++++ Provided records ++++

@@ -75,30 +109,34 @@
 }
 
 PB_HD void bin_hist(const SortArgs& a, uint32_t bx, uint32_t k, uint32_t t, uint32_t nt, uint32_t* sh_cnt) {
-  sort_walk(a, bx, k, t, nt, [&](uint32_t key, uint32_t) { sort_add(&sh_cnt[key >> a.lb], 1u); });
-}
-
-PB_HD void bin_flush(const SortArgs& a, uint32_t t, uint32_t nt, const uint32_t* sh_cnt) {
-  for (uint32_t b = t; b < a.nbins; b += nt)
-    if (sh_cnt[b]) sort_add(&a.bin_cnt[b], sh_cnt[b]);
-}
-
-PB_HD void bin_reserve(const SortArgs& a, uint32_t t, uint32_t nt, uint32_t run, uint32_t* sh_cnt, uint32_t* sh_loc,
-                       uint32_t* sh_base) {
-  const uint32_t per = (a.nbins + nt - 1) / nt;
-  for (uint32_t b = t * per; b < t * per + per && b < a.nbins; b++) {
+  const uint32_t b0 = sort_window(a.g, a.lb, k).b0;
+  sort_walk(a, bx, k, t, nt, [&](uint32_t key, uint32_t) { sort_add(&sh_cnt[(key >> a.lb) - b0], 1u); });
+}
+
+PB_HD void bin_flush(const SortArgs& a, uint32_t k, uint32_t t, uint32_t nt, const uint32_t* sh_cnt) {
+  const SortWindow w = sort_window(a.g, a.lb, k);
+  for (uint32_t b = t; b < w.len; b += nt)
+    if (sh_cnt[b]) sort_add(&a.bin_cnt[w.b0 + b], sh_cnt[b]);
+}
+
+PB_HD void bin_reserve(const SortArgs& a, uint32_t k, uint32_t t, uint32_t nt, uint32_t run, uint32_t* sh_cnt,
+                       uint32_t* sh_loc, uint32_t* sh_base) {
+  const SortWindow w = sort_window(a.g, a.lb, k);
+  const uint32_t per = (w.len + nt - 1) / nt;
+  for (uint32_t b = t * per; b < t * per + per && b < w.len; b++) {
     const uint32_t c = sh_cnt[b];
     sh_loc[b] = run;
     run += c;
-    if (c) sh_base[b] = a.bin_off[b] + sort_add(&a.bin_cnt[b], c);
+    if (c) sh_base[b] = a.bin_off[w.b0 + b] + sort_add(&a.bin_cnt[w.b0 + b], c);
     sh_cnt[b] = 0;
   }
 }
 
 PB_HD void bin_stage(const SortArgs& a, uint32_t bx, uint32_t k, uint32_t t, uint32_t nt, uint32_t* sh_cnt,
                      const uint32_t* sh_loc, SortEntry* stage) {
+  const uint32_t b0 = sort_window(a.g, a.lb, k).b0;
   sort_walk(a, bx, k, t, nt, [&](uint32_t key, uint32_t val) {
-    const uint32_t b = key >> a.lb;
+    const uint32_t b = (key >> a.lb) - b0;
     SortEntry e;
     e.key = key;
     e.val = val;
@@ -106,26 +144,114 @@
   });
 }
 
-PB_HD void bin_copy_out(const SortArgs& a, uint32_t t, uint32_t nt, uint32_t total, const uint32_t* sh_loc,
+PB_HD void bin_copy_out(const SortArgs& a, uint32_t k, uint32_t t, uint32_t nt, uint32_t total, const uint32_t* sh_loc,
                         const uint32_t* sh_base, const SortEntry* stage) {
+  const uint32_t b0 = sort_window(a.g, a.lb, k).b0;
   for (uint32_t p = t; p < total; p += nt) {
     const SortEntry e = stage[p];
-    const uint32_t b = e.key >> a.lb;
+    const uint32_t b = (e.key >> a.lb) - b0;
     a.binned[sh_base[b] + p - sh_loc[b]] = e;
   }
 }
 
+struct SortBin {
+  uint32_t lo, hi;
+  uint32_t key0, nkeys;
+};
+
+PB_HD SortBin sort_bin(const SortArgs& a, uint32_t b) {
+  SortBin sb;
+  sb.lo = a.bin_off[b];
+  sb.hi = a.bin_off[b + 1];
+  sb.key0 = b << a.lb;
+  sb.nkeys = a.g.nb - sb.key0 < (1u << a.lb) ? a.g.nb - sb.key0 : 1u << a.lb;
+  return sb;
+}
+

++++

From the material above, copy exactly the lines between the line holding "sort_add(&a.bin_cnt[w.b0 + b], sh_cnt[b]);" and the line holding "PB_HD void bin_stage(const", inclusive, and only those.

+    if (sh_cnt[b]) sort_add(&a.bin_cnt[w.b0 + b], sh_cnt[b]);
+}
+
+PB_HD void bin_reserve(const SortArgs& a, uint32_t k, uint32_t t, uint32_t nt, uint32_t run, uint32_t* sh_cnt,
+                       uint32_t* sh_loc, uint32_t* sh_base) {
+  const SortWindow w = sort_window(a.g, a.lb, k);
+  const uint32_t per = (w.len + nt - 1) / nt;
+  for (uint32_t b = t * per; b < t * per + per && b < w.len; b++) {
     const uint32_t c = sh_cnt[b];
     sh_loc[b] = run;
     run += c;
-    if (c) sh_base[b] = a.bin_off[b] + sort_add(&a.bin_cnt[b], c);
+    if (c) sh_base[b] = a.bin_off[w.b0 + b] + sort_add(&a.bin_cnt[w.b0 + b], c);
     sh_cnt[b] = 0;
   }
 }
 
 PB_HD void bin_stage(const SortArgs& a, uint32_t bx, uint32_t k, uint32_t t, uint32_t nt, uint32_t* sh_cnt,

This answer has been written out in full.